Is WTO law applicable?
It is commonly argued that while WTO governs trade, separate bilateral investment treaties (‘BIT’s) govern investment.[6] Therefore, since the BIT between India and China was unilaterally terminated in 2018,[7] it is often understood that these investments exist in legal limbo – hence justifying the ‘legality’ of India’s policy.[8] However, this argument ignores both the text and purpose of WTO laws.
First of all, the GATS extends the scope of ‘trade in services’, to “commercial presence in the territory of any other member”[9]. This explicitly brings FDI in the services sector, within the ambit of GATS’ governance.[10] Beyond the service industry, the expansion of WTO’s jurisdiction to investment in other areas is evident, although more controversially, through TRIMS.
It is widely argued that TRIMS, which is based on the General Agreement on Tariffs and Trade (‘GATT’), relates only to those investment measures that violate trade obligations under the GATT.[11] Under this construction, India’s New Policy would not fall within the ambit of TRIMS, since it is purely concerned with regulation of foreign investment, and is not directly aimed at distorting trade. Although this reflects the general consensus on the matter, it may be useful to explore an alternate approach. While admittedly, TRIMS is restricted to ‘trade-related investment’, the Agreement does not provide any definition for the same. In the absence of a text to this effect, the scope of the Agreement should be interpreted in light of its Preamble, which aims to promote the “liberalisation of world trade and to facilitate investment across international frontiers”[12] – permitting a wide definition.[13] In the modern era, where trade and investment are now seen as complementary, and the distinction between them continues to blur,[14] there is an argument for TRIMS to cover investment matters as well. In such a situation, if TRIMS does not cover entry-level investment, it runs the risk of undermining the post-entry prohibition on trade-restrictive practices – since these provisions can be evaded by making the entry process itself more restrictive, like India has done via the New Policy.
Having said that, given the WTO’s penchant towards a formalistic legal approach,[15] it is unlikely to expand jurisdiction beyond strictly ‘trade-related’ matters.
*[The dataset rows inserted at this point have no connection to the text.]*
# jy-yuan/KIVI

Measured on NVIDIA H100. Metric: decode tokens/sec @ Llama-2-7B bs32 seq4k K2V2, higher is better.
Workload: dtype f16 (fp32 accumulate; 2-bit K / 2-bit V codes)

## Files before the change

include/kivi_b200.h:

```cpp
#ifndef KIVI_B200_H
#define KIVI_B200_H

#include <stdint.h>

#ifdef __cplusplus
extern "C" {
#endif

#define KIVI_OK              0
#define KIVI_ERR_BITS       -1
#define KIVI_ERR_SHAPE      -2
#define KIVI_ERR_GQA        -3
#define KIVI_ERR_GROUP      -4
#define KIVI_ERR_ALIGN      -5
#define KIVI_ERR_NULL       -6
#define KIVI_ERR_LAYOUT     -7
#define KIVI_ERR_CAPACITY   -8
#define KIVI_ERR_UNSUPPORTED -9

#define KIVI_LAYOUT_REFERENCE 0
#define KIVI_LAYOUT_KERNEL    1

int         kivi_version(void);
const char* kivi_error_string(int code);
uint64_t    kivi_launch_count(void);

int kivi_pack_lastdim_f16(const void* x, int64_t rows, int64_t T, int group_size, int bits,
                          void* code, void* scale, void* mn, void* stream);

int kivi_bgemv_outer_f16(const void* A, int64_t a_stride,
                         const void* qB, int64_t qb_unit_stride, int64_t qb_row_stride,
                         const void* scales, const void* zeros, int64_t sz_unit_stride, int64_t sz_row_stride,
                         void* C, int B, int nh, int nh_kv, int K, int N,
                         int bits, int group_size, int layout, void* stream);

int kivi_gemv_inner_f16(const void* in, const void* kernel, const void* scales, const void* zeros,
                        void* out, int Bn, int IC, int OC, int bits, int group_size, int64_t sf_w,
                        void* stream);

int kivi_unpack_dequant_lastdim_f16(const void* code, const void* scale, const void* mn,
                                    int64_t rows, int64_t T, int group_size, int bits,
                                    void* out, void* stream);

#define KIVI_CACHE_OVERLAP_PROLOGUE 1
#define KIVI_CACHE_GQA_CHUNK_SHIFT 4
#define KIVI_CACHE_GQA_CHUNK(g)    ((g) << KIVI_CACHE_GQA_CHUNK_SHIFT)

typedef struct kivi_cache {
    int32_t batch, num_heads, num_kv_heads, head_dim;
    int32_t k_bits, v_bits, group_size, residual_length;
    int32_t k_cap_blocks;
    int32_t v_cap_blocks;
    int32_t v_res_cap;
    int32_t flags;
    void* k_store;
    void* v_store;
    void* k_res;
    void* v_res;
    void* state;
} kivi_cache_t;

int kivi_cache_sizes(int batch, int num_kv_heads, int k_bits, int v_bits, int group_size,
                     int residual_length, int max_tokens, int64_t* out);

int kivi_cache_prefill_f16(const kivi_cache_t* cache, const void* k, const void* v, int n, void* stream);

int64_t kivi_decode_workspace_bytes(const kivi_cache_t* cache, int max_kv_len);

int kivi_decode_attention_f16(const kivi_cache_t* cache, const void* q, const void* k_new, const void* v_new,
                              const void* mask, void* out, void* workspace, int64_t workspace_bytes,
                              void* dbg_logits, void* dbg_probs, int64_t dbg_stride, int max_kv_len, void* stream);

int kivi_decode_attention_ragged_f16(const kivi_cache_t* cache, const void* q, const void* k_new, const void* v_new,
                                     const int32_t* kv_start, const void* mask, void* out, void* workspace,
                                     int64_t workspace_bytes, void* dbg_logits, void* dbg_probs, int64_t dbg_stride,
                                     int max_kv_len, void* stream);

int kivi_debug_range_split(int n_units, int n_b, int n_w, int w_cap, int kernel, int* out_lo, int* out_owner);

int kivi_debug_ragged_items(int n_units, int n_b, int n_w, int w_cap, int kernel, const int* unit_start, int kv_len,
                            int* issued, int* consumed, int64_t cap, int64_t* n_out);

int kivi_cache_advance(const kivi_cache_t* cache, void* stream);

#define KIVI_STATE_ERR_CAPACITY 1
#define KIVI_STATE_ERR_LENGTHS  2
int kivi_cache_read_state(const kivi_cache_t* cache, int32_t* host_state8, void* stream);

int kivi_cache_refill_f16(const kivi_cache_t* cache, int seq, const void* k, const void* v, int n,
                          int tk, int r, int tv, int L, int vhead, void* stream);

int kivi_cache_shift_f16(const kivi_cache_t* cache, int shift, int tk, int tv, void* stream);

int kivi_cache_shift_state(const kivi_cache_t* cache, int shift, int32_t* kv_start, void* stream);

int kivi_cache_export_f16(const kivi_cache_t* cache, int tk, int r, int tv, int L, int vhead,
                          void* k_code, void* k_scale, void* k_mn, void* k_full,
                          void* v_code, void* v_scale, void* v_mn, void* v_full, void* stream);

int kivi_cache_import_f16(const kivi_cache_t* cache, int tk, int r, int tv, int L,
                          const void* k_code, const void* k_scale, const void* k_mn, const void* k_full,
                          const void* v_code, const void* v_scale, const void* v_mn, const void* v_full, void* stream);

int kivi_add_rmsnorm_f16(const void* x, void* residual, const void* weight, void* out,
                         int rows, int hidden, float eps, void* stream);
int kivi_rope_split_f16(const void* qkv, const void* cos_table, const void* sin_table, const void* pos,
                        void* q, void* k, void* v, int batch, int num_heads, int num_kv_heads, int table_rows,
                        void* stream);
int kivi_silu_mul_f16(const void* gate_up, void* out, int rows, int intermediate, void* stream);

int kivi_greedy_sample_exchange_f32(const void* logits, int batch, int vocab, void* next_local, void* ids_feedback,
                                    const void* peer_buffers, int rank, int world, const void* step, void* err, void* stream);

#ifdef __cplusplus
}
#endif
#endif
```

kivi_b200/csrc/kivi_attn.cuh:

```cuda
#pragma once
#include <cstdlib>
#include "kivi_decode.cuh"

#ifndef KIVI_UNROLL
#define KIVI_UNROLL 8
#endif
constexpr int kChunkUnroll = KIVI_UNROLL;
#ifndef KIVI_Z_SIMT
#define KIVI_Z_SIMT 0
#endif
#ifndef KIVI_EVICT_FIRST
#define KIVI_EVICT_FIRST 1
#endif
#ifndef KIVI_SHIFT_IMAD
#define KIVI_SHIFT_IMAD 0
#endif
#ifndef KIVI_PRED_FINALIZE
#define KIVI_PRED_FINALIZE 1
#endif
#ifndef KIVI_EARLY_COMMIT
#define KIVI_EARLY_COMMIT 1
#endif
#ifndef KIVI_UNIT_FLAGS
#define KIVI_UNIT_FLAGS 0
#endif
#ifndef KIVI_COMMIT_IN_QK
#define KIVI_COMMIT_IN_QK 0
#endif
#if KIVI_COMMIT_IN_QK && KIVI_UNIT_FLAGS
#error "KIVI_COMMIT_IN_QK relies on the grid dependency between the two kernels (the ticket reset); KIVI_UNIT_FLAGS removes it"
#endif
#ifndef KIVI_PREFETCH_SV
#define KIVI_PREFETCH_SV 0
#endif
#ifndef KIVI_COMMIT_ASYNC
#define KIVI_COMMIT_ASYNC 0
#endif
#ifndef KIVI_DEFER_ARRIVE
#define KIVI_DEFER_ARRIVE 0
#endif
#ifndef KIVI_Q_FIRST
#define KIVI_Q_FIRST 1
#endif
#ifndef KIVI_REL_ARRIVE
#define KIVI_REL_ARRIVE 0
#endif
#ifndef KIVI_WIN_LOGITS_BULK
#define KIVI_WIN_LOGITS_BULK 1
#endif
#ifndef KIVI_GRID_CONSTANT
#define KIVI_GRID_CONSTANT 1
#endif
#if KIVI_GRID_CONSTANT
#define KIVI_PARAM_QUAL __grid_constant__
#else
#define KIVI_PARAM_QUAL
#endif
template <int G> struct Lat { static constexpr bool q_first = KIVI_Q_FIRST && G == 1, win_bulk = KIVI_WIN_LOGITS_BULK && G == 1; };
#ifndef KIVI_COMMIT_LATE
#define KIVI_COMMIT_LATE 0
#endif

namespace kivi {

int make_desc(const kivi_cache_t* k, CacheDesc* d);

#ifndef KIVI_CW
#define KIVI_CW 16
#endif
constexpr int kCW = KIVI_CW;
#ifndef KIVI_MINB
#define KIVI_MINB (KIVI_CW >= 16 ? 1 : 2)
#endif
#ifndef KIVI_CW_K4G4
#define KIVI_CW_K4G4 12
#endif
template <int KB, int G> struct WarpsPerCta { static constexpr int k = (KB == 4 && G == 4 && KIVI_CW >= 16) ? KIVI_CW_K4G4 : kCW; };
constexpr int kHalfChunks = 8;
constexpr int kParts = 8 / kHalfChunks;
constexpr int kPartTokens = 16 * kHalfChunks;
constexpr int kResTile = 16;
constexpr int kResBytes = kResTile * kD * 2;
constexpr float kRcpSqrtD = 1.0f / 11.313708f;
constexpr float kProbScale = 64.f, kProbScaleInv = 1.f / 64.f;
constexpr float kQPrescaleBelow = 0.125f;

template <int KB>
__device__ __forceinline__ float2 q_prescale(float mx) {
    constexpr int Q = KB == 4 ? 2 : 0;
    if (!(mx > 0.f) || !(mx < kQPrescaleBelow)) return make_float2(1.f, 1.f);
    const int k = Q - ((int)((__float_as_uint(mx) >> 23) & 0xff) - 127);
    return make_float2(__uint_as_float((uint32_t)(127 + k) << 23), __uint_as_float((uint32_t)(127 - k) << 23));
}
__device__ __forceinline__ int pv_boost(float m) {
    if (!(m > 0.f) || !(m < 0.0625f)) return 0;
    return min(-4 - ((int)((__float_as_uint(m) >> 23) & 0xff) - 127), 9);
}
__device__ __forceinline__ int pv_extra_exp(float S, int b) {
    return min(max((int)((__float_as_uint(S) >> 23) & 0xff) - 127, 0), 15) + b;
}
__device__ __forceinline__ __half2 pow2_h2(int e) {
    const uint32_t h = (uint32_t)(15 + e) << 10, hh = h | (h << 16);
    return *reinterpret_cast<const __half2*>(&hh);
}

__device__ __forceinline__ void pdl_wait() { asm volatile("griddepcontrol.wait;" ::: "memory"); }
__device__ __forceinline__ void pdl_trigger() { asm volatile("griddepcontrol.launch_dependents;"); }

#if KIVI_TIMELINE
static __device__ unsigned long long g_timeline[2][4096][8];
__device__ __forceinline__ unsigned long long gtime() { unsigned long long t; asm volatile("mov.u64 %0, %globaltimer;" : "=l"(t)); return t; }
#define KIVI_TL(k, w, i) do { if (lane == 0 && (w) < 4096) { g_timeline[k][w][i] = gtime(); if ((i) == 0) { unsigned sm_; asm volatile("mov.u32 %0, %%smid;" : "=r"(sm_)); g_timeline[k][w][4] = sm_; } } } while (0)
static inline int timeline_fetch(unsigned long long* host_out) {
    return (int)cudaMemcpyFromSymbol(host_out, g_timeline, sizeof(unsigned long long) * 2 * 4096 * 8);
}
#else
#define KIVI_TL(k, w, i) do {} while (0)
#endif

struct Workspace {
    __half* lg; long long ld;
    float2* stats; int stat_cap;
    float* part; int part_cap;
    int* count;
    int* ready;
    int* ticket;
};

struct AttnParams {
    CacheDesc c;
    const __half* q; const __half* k_new; const __half* v_new; const __half* mask;
    const int32_t* kv_start;
    __half* out; __half* dbg_logits; __half* dbg_probs;
    long long dbg_stride;
    Workspace w;
    int stage_bytes, spw , hchunks, n_units, nw_eff ;
    int max_kv_len;
};

struct Sched {
    int tk, r, tv, L, vhead, T, seg1;
    int n_kb, n_kr, n_vb, vr1, n_vr;
    int ipu;
    int bpu;
};

__device__ __forceinline__ Sched make_sched(const CacheDesc& c) {
    Sched s;
    s.tk = c.state[ST_TK]; s.r = c.state[ST_R]; s.tv = c.state[ST_TV]; s.L = c.state[ST_L]; s.vhead = c.state[ST_VHEAD];
    s.T = s.tk + s.r + 1;
    s.n_kb = cdiv(s.tk, kBlockTokens);
    s.n_kr = cdiv(s.r, kResTile);
    s.n_vb = cdiv(s.tv, kBlockTokens);
    s.seg1 = min(s.L, c.v_res_cap - s.vhead);
    s.vr1 = cdiv(s.seg1, kResTile);
    s.n_vr = s.vr1 + cdiv(s.L - s.seg1, kResTile);
    s.ipu = s.n_kb + s.n_kr + 1;
    s.bpu = s.n_vb + s.n_vr + 1;
    return s;
}

__device__ __forceinline__ bool sched_ok(const Sched& s, const CacheDesc& c, int max_kv_len) {
    return s.tk >= 0 && s.tv >= 0 && s.r >= 0 && s.L >= 0 && s.r < c.R && s.L <= c.R && s.T <= max_kv_len &&
           s.tv + 1 <= max_kv_len && s.vhead >= 0 && s.vhead < c.v_res_cap && s.tk % c.R == 0;
}

struct Pipe {
    uint8_t* base; uint64_t* full; int spw, stage_bytes;
    int c_stage, c_par;
    int i_stage;
    __device__ __forceinline__ void init(uint8_t* b, uint64_t* f, int spw_, int sb) {
        base = b; full = f; spw = spw_; stage_bytes = sb; c_stage = 0; c_par = 0; i_stage = 0;
    }
    __device__ __forceinline__ uint8_t* cons() const { return base + (size_t)c_stage * stage_bytes; }
    __device__ __forceinline__ void wait() const { mbar_wait(&full[c_stage], (uint32_t)c_par); }
    __device__ __forceinline__ void pop() { if (++c_stage == spw) { c_stage = 0; c_par ^= 1; } }
    __device__ __forceinline__ uint8_t* prod() const { return base + (size_t)i_stage * stage_bytes; }
    __device__ __forceinline__ uint64_t* prod_bar() const { return &full[i_stage]; }
    __device__ __forceinline__ void push() { if (++i_stage == spw) i_stage = 0; }
};

__device__ __forceinline__ __half scale_logit(float acc) {
    return __float2half_rn(__half2float(__float2half_rn(acc)) * kRcpSqrtD);
}

__device__ __forceinline__ float fast_exp(float x) {
    float y;
    asm("ex2.approx.ftz.f32 %0, %1;" : "=f"(y) : "f"(x * 1.4426950408889634f));
    return y;
}

__device__ __forceinline__ uint32_t h2_as_u32(const __half2 h) { return *reinterpret_cast<const uint32_t*>(&h); }
__device__ __forceinline__ __half2 u32_as_h2(const uint32_t u) { return *reinterpret_cast<const __half2*>(&u); }

#ifndef KIVI_BPREP2
#define KIVI_BPREP2 1
#endif
__device__ __forceinline__ uint32_t b_prep(uint32_t x2, uint32_t s2, __half2 msel) {
    const __half2 x = u32_as_h2(x2), s = u32_as_h2(s2);
#if KIVI_BPREP2
    __half2 b = __hmul2(x, s);
    if (h2_as_u32(msel) != 0u) b = __hfma2(x, s, __hneg2(b));
    return h2_as_u32(b);
#else
    const __half2 nh = __hmul2(__hmul2(x, s), msel);
    return h2_as_u32(__hfma2(x, s, nh));
#endif
}

template <int BITS>
__device__ __forceinline__ float inv_pos_scale(int mm) {
    return __uint_as_float((uint32_t)(127 + 24 - Lay<BITS>::bitpos(mm % Lay<BITS>::F)) << 23);
}

template <int G, int GS>
struct Cols {
    static constexpr int NG = 128 / GS;
    static constexpr int GPF = 4 / G;
    static constexpr int NF = (NG + GPF - 1) / GPF;
};
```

The panel’s apprehension to comment on Canada’s right to regulate foreign investment in a 1980s dispute with USA, epitomises this wary approach.[16] The extension of TRIMS to direct investment also gives rise to problems including overlaps with conflicting BITs, and impingement on state autonomy.[17] Nevertheless, the author believes that for the reasons mentioned above, TRIMS should at least serve as a pre-cursor for future negotiations on global investment liberalization, and uniformity in investment governance. For the immediate purpose of this article, given the absence of an MFN obligation under TRIMS, the following section will evaluate whether the New Policy violates India’s obligation of non-discrimination under GATS.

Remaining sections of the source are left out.